§ **Your assignment**
Exactly the lines starting at the line containing "const vlg_queries* q;" and ending at the line containing "uint32_t* jump = nullptr;" are to be written out from the listing below, both included.

─── Material shown

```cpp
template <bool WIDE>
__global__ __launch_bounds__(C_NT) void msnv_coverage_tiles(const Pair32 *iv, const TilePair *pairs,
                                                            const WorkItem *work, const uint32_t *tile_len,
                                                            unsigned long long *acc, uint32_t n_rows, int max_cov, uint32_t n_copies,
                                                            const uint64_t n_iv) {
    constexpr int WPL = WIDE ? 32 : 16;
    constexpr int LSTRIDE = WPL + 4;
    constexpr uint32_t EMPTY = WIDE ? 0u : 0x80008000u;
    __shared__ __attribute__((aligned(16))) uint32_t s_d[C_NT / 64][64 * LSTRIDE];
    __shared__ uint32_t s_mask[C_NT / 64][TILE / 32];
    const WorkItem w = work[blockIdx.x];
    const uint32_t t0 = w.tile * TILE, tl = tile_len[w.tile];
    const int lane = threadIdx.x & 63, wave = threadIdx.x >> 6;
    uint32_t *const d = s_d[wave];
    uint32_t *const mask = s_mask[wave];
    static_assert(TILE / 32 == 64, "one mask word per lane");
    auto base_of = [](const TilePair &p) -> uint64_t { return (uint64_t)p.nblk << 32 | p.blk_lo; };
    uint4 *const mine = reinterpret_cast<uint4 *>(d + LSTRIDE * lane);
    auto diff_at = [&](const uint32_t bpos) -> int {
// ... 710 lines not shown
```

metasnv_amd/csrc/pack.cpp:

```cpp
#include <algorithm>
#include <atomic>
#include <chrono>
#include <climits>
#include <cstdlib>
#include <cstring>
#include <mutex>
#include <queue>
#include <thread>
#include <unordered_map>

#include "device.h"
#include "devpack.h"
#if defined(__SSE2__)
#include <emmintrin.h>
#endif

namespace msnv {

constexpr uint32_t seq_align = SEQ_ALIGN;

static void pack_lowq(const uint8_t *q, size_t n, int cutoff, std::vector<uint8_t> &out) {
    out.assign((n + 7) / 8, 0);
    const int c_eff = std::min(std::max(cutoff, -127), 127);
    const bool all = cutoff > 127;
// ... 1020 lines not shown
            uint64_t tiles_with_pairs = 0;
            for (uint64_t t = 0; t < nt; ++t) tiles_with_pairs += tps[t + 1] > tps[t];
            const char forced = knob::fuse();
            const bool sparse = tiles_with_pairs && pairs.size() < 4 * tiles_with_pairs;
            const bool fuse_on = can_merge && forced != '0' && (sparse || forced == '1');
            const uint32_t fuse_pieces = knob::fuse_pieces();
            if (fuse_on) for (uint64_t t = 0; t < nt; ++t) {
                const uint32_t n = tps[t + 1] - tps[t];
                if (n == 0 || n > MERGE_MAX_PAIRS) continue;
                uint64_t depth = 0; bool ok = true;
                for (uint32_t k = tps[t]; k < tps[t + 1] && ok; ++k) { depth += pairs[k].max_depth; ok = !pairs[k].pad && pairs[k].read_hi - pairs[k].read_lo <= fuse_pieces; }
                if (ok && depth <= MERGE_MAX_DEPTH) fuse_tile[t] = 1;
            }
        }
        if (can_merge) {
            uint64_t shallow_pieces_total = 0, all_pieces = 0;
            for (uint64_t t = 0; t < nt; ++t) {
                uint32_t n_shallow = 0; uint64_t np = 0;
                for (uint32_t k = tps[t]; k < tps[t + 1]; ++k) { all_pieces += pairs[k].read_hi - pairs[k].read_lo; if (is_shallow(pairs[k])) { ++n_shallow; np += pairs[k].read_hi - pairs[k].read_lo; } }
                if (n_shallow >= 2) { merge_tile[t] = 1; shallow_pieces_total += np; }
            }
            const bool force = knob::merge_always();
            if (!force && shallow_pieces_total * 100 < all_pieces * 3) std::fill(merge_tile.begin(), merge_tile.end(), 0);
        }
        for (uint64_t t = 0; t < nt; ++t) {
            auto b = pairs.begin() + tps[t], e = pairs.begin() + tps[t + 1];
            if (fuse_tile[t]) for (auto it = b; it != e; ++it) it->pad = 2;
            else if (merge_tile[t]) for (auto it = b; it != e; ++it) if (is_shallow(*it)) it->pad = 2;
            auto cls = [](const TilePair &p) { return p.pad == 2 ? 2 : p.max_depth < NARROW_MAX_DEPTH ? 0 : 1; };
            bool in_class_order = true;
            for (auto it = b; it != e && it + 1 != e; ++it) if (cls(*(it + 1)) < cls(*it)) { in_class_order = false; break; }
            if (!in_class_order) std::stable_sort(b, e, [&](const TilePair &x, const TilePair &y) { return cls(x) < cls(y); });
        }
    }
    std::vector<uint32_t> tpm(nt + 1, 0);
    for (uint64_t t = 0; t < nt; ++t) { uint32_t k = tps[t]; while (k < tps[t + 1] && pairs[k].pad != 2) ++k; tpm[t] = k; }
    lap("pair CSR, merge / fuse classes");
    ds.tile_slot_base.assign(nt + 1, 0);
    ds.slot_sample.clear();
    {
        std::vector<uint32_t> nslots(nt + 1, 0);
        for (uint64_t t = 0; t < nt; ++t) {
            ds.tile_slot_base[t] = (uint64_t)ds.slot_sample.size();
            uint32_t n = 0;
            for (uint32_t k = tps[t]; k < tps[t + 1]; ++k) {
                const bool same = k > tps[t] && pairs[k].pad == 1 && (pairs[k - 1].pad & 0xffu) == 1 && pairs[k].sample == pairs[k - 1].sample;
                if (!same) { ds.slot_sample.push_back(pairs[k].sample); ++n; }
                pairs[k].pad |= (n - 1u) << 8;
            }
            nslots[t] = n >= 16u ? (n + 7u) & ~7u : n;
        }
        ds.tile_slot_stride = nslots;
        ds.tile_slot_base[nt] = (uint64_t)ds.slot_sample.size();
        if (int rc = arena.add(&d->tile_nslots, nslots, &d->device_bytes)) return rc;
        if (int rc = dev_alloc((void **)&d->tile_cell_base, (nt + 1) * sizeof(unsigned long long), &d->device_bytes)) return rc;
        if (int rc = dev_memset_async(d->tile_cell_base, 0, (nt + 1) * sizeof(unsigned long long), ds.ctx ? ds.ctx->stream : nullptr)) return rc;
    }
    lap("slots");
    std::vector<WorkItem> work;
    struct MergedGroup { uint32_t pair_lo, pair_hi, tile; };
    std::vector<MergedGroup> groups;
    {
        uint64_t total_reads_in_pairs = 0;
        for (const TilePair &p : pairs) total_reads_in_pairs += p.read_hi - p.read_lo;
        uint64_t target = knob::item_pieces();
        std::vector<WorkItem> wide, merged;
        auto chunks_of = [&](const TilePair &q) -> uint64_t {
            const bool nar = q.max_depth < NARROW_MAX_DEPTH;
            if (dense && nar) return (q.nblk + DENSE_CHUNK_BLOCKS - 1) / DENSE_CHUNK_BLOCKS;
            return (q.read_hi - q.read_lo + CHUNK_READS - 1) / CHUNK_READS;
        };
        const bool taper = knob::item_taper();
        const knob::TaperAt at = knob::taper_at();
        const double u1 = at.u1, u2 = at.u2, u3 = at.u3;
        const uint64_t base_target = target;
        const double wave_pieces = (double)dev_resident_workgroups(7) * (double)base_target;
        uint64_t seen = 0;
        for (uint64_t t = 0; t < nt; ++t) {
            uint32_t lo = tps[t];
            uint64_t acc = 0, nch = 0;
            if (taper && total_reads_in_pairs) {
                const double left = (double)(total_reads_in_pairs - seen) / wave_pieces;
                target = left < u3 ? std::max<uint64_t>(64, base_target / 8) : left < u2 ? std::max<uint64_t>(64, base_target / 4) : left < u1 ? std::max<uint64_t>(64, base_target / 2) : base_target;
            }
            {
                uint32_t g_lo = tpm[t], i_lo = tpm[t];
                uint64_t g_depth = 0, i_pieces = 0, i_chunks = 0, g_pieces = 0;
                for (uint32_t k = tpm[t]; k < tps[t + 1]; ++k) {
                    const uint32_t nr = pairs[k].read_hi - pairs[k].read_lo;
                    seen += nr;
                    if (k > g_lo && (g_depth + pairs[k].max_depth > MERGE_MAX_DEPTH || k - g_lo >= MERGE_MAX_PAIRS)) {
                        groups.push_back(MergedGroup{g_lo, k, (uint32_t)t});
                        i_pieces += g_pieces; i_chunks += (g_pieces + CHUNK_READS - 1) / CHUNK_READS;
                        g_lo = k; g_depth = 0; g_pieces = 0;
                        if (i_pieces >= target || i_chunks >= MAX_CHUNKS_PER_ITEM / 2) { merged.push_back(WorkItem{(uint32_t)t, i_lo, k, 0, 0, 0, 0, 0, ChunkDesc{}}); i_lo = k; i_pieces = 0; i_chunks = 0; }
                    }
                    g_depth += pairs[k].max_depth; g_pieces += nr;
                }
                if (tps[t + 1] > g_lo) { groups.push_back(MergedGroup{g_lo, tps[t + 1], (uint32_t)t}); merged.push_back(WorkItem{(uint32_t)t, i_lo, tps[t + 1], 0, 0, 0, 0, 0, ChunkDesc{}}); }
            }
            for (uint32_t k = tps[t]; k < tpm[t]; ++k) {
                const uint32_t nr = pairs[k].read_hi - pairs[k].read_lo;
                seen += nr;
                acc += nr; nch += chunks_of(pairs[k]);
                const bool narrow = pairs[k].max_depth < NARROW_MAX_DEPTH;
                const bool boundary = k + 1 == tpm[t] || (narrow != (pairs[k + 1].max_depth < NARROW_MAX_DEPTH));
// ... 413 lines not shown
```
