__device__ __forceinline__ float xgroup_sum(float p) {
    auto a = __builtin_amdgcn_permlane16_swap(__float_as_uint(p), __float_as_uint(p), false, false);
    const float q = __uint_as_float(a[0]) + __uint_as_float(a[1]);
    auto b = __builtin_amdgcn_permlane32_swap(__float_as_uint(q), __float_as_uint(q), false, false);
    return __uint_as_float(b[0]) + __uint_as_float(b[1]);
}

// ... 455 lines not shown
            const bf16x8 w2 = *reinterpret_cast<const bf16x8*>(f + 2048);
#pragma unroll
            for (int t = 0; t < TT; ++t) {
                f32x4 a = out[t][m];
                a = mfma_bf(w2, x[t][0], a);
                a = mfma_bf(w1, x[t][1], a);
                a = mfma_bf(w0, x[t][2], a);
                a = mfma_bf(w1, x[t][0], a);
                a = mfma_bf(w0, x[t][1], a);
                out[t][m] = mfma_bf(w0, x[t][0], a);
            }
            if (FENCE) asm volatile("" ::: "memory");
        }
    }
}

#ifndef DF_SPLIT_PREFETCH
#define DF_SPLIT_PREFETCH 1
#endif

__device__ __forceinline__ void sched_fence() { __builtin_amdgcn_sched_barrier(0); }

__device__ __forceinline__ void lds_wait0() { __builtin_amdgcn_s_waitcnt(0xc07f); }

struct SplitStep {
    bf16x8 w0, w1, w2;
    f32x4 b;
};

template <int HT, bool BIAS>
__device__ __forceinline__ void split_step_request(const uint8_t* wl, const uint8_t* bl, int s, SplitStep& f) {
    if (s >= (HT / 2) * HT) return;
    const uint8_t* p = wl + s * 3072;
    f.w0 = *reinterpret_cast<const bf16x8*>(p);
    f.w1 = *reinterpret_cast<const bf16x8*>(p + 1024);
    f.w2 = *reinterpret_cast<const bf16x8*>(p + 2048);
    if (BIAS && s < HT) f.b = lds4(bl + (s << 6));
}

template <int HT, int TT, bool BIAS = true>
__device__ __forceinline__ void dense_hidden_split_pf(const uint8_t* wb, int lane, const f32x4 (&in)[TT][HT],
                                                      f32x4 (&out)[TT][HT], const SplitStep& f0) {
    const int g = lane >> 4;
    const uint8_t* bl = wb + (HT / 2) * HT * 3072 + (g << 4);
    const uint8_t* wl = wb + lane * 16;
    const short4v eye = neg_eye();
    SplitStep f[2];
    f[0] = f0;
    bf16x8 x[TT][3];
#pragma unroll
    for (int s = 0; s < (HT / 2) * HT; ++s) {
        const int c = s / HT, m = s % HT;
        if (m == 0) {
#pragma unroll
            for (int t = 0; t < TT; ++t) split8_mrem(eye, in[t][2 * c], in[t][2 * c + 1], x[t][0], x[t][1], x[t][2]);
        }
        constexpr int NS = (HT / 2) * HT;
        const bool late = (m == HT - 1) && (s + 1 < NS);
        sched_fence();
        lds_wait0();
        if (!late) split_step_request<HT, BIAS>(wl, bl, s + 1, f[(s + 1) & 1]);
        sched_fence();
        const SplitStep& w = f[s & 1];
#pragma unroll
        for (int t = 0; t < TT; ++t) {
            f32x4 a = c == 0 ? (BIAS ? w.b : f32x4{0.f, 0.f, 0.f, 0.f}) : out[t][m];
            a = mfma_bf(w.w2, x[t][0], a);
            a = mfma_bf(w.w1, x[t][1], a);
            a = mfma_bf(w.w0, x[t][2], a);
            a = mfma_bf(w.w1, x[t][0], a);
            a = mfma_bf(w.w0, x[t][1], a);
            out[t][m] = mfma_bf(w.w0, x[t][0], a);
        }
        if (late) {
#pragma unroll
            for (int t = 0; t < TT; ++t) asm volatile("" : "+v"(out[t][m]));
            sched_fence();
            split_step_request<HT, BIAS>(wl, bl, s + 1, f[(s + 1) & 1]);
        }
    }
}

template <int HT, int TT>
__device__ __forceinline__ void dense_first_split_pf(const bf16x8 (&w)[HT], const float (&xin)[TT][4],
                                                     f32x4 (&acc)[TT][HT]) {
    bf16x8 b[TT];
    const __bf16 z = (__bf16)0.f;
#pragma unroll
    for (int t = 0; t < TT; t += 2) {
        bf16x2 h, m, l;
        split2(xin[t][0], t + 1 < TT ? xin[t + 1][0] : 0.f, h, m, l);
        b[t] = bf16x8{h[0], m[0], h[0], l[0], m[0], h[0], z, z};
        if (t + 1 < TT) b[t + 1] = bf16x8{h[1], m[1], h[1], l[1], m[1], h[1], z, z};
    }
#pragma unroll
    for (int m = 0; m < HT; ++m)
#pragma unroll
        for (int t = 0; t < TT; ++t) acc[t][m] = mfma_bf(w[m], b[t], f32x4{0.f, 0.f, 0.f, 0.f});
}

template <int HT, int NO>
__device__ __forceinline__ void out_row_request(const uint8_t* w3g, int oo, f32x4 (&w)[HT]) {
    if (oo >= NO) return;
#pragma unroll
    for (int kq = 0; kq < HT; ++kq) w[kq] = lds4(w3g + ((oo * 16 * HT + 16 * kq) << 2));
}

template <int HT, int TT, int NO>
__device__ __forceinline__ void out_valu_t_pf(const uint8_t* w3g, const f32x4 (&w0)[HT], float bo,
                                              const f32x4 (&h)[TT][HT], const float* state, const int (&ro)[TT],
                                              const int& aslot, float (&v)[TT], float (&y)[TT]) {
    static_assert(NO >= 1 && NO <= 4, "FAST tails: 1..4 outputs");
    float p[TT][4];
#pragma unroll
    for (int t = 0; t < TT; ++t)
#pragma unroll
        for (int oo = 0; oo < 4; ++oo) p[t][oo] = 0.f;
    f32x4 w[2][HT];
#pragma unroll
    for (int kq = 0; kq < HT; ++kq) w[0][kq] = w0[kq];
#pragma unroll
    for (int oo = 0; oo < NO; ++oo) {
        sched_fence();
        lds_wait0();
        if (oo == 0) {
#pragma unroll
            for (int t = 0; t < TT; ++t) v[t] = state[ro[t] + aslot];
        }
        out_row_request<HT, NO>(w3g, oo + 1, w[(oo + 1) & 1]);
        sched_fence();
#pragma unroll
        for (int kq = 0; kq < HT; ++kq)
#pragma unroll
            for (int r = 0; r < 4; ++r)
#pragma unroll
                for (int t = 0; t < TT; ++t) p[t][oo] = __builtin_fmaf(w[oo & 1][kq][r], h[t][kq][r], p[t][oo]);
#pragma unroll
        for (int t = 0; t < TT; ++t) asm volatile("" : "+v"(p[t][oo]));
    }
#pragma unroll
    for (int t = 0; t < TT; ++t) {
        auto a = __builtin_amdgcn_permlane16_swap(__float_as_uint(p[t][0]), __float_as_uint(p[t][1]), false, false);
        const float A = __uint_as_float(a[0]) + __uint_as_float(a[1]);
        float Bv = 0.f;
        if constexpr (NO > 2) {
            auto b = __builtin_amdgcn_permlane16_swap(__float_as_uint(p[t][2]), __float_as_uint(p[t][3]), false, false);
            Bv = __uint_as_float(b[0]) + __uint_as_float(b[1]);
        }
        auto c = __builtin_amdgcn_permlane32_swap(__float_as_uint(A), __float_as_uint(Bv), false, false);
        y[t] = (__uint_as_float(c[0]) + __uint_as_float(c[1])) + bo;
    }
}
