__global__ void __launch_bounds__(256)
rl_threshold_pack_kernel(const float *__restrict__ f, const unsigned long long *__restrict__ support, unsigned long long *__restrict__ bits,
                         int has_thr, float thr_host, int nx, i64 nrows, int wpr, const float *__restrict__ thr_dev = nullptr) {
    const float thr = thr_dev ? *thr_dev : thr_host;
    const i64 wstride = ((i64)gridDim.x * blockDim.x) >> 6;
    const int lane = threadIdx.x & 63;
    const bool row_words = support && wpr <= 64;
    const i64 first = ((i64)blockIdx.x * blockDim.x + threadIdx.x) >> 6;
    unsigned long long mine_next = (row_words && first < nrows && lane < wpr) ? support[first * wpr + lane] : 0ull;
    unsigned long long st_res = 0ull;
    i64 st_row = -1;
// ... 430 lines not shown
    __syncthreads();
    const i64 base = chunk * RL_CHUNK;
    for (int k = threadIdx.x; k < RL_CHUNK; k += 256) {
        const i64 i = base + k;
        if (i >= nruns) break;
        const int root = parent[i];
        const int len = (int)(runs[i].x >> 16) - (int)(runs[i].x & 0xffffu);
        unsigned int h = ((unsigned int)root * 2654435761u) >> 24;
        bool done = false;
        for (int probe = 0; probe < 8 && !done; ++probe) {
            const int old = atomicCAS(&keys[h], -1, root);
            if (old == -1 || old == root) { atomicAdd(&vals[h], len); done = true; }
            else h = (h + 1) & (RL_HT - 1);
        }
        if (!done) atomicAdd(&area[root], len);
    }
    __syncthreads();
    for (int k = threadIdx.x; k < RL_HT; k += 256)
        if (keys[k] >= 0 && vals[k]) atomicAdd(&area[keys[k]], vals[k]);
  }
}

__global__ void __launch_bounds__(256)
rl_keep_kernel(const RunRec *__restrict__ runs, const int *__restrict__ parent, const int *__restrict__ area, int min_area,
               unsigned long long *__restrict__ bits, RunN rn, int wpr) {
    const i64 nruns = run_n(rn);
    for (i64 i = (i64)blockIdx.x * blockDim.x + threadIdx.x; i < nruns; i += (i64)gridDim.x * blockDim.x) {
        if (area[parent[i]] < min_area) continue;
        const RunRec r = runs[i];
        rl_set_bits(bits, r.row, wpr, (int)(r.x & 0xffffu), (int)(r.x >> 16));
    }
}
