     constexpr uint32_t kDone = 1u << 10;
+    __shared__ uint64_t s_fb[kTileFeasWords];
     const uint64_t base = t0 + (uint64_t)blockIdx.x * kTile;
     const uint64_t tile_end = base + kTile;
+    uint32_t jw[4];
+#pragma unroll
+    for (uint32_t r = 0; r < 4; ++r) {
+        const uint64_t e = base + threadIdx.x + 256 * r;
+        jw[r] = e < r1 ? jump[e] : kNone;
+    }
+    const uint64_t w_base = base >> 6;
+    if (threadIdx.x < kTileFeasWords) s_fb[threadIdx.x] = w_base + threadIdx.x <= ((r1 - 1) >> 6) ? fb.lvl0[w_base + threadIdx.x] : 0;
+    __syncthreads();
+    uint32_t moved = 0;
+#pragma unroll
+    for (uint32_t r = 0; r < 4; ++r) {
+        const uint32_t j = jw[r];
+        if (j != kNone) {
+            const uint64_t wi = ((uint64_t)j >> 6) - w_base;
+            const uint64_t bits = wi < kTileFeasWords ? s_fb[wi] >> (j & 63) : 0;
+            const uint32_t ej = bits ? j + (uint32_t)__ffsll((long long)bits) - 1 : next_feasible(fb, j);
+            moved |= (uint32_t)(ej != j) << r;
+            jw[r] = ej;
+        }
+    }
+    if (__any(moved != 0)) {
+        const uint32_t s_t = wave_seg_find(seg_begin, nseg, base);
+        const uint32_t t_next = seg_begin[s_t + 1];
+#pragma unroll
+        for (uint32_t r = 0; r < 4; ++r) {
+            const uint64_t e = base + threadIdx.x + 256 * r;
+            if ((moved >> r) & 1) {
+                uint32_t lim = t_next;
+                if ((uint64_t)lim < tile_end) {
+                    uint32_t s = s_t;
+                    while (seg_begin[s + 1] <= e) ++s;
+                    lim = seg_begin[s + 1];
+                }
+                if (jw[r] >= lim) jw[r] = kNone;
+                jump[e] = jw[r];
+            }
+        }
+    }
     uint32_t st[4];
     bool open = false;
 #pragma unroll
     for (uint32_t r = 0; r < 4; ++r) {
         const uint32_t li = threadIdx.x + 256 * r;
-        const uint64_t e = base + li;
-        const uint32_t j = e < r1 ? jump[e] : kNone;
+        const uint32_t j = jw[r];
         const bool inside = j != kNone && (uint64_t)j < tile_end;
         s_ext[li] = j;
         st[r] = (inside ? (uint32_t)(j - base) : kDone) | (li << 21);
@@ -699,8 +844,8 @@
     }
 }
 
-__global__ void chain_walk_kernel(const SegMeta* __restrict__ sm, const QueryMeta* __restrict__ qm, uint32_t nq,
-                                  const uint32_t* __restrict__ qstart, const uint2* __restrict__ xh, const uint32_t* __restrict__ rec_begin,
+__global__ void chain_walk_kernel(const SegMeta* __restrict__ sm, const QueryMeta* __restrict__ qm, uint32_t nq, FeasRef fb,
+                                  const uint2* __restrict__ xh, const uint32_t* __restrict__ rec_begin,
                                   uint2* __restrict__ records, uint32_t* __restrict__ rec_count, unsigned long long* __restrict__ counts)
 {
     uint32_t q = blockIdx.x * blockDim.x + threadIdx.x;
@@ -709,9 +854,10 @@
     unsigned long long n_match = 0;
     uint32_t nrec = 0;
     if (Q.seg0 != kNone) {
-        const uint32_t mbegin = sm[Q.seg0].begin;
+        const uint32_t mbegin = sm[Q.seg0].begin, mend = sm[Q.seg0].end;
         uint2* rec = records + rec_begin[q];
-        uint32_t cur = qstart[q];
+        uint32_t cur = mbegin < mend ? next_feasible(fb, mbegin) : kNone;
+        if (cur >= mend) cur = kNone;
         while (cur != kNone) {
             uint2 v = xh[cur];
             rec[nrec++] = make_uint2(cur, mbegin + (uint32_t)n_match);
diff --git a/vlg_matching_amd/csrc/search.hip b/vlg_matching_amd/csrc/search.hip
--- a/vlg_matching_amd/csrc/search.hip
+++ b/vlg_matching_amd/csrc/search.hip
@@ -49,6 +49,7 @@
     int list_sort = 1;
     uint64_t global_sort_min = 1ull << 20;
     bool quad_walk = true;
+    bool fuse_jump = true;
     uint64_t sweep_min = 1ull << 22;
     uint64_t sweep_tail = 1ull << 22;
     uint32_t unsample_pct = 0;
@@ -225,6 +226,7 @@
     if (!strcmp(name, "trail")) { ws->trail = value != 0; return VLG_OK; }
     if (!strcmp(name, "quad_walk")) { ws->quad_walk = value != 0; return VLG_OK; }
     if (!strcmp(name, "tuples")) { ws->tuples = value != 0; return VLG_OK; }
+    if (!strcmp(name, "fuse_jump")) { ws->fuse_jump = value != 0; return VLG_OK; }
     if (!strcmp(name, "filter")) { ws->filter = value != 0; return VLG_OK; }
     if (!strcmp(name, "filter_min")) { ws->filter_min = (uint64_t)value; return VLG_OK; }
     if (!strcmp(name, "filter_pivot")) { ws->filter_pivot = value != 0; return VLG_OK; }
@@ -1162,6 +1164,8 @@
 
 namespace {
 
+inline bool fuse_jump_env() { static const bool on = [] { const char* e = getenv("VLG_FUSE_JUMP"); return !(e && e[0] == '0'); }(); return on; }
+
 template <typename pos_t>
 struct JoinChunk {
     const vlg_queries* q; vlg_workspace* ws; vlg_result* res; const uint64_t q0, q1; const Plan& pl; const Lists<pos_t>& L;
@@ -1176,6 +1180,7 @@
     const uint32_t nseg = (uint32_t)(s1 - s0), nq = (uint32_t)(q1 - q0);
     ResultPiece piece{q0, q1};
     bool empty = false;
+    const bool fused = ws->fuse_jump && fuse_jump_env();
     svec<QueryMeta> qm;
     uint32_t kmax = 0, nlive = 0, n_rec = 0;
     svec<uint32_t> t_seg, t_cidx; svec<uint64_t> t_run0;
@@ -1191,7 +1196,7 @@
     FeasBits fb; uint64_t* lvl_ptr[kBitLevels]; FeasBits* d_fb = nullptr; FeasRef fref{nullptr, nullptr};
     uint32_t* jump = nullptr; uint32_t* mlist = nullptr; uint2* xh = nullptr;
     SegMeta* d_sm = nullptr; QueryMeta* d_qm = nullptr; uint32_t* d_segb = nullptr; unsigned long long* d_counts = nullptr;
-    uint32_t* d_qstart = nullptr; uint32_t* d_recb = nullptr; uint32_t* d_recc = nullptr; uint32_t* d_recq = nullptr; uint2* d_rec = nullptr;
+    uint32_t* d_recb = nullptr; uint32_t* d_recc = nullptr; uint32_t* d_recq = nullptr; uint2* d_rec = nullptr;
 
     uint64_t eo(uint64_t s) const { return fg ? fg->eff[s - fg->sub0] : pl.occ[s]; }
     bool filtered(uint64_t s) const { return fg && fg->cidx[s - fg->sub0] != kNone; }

──────

§ **Exercise output**
     const vlg_queries* q; vlg_workspace* ws; vlg_result* res; const uint64_t q0, q1; const Plan& pl; const Lists<pos_t>& L;
@@ -1176,6 +1180,7 @@
     const uint32_t nseg = (uint32_t)(s1 - s0), nq = (uint32_t)(q1 - q0);
     ResultPiece piece{q0, q1};
     bool empty = false;
+    const bool fused = ws->fuse_jump && fuse_jump_env();
     svec<QueryMeta> qm;
     uint32_t kmax = 0, nlive = 0, n_rec = 0;
     svec<uint32_t> t_seg, t_cidx; svec<uint64_t> t_run0;
@@ -1191,7 +1196,7 @@
     FeasBits fb; uint64_t* lvl_ptr[kBitLevels]; FeasBits* d_fb = nullptr; FeasRef fref{nullptr, nullptr};
     uint32_t* jump = nullptr; uint32_t* mlist = nullptr; uint2* xh = nullptr;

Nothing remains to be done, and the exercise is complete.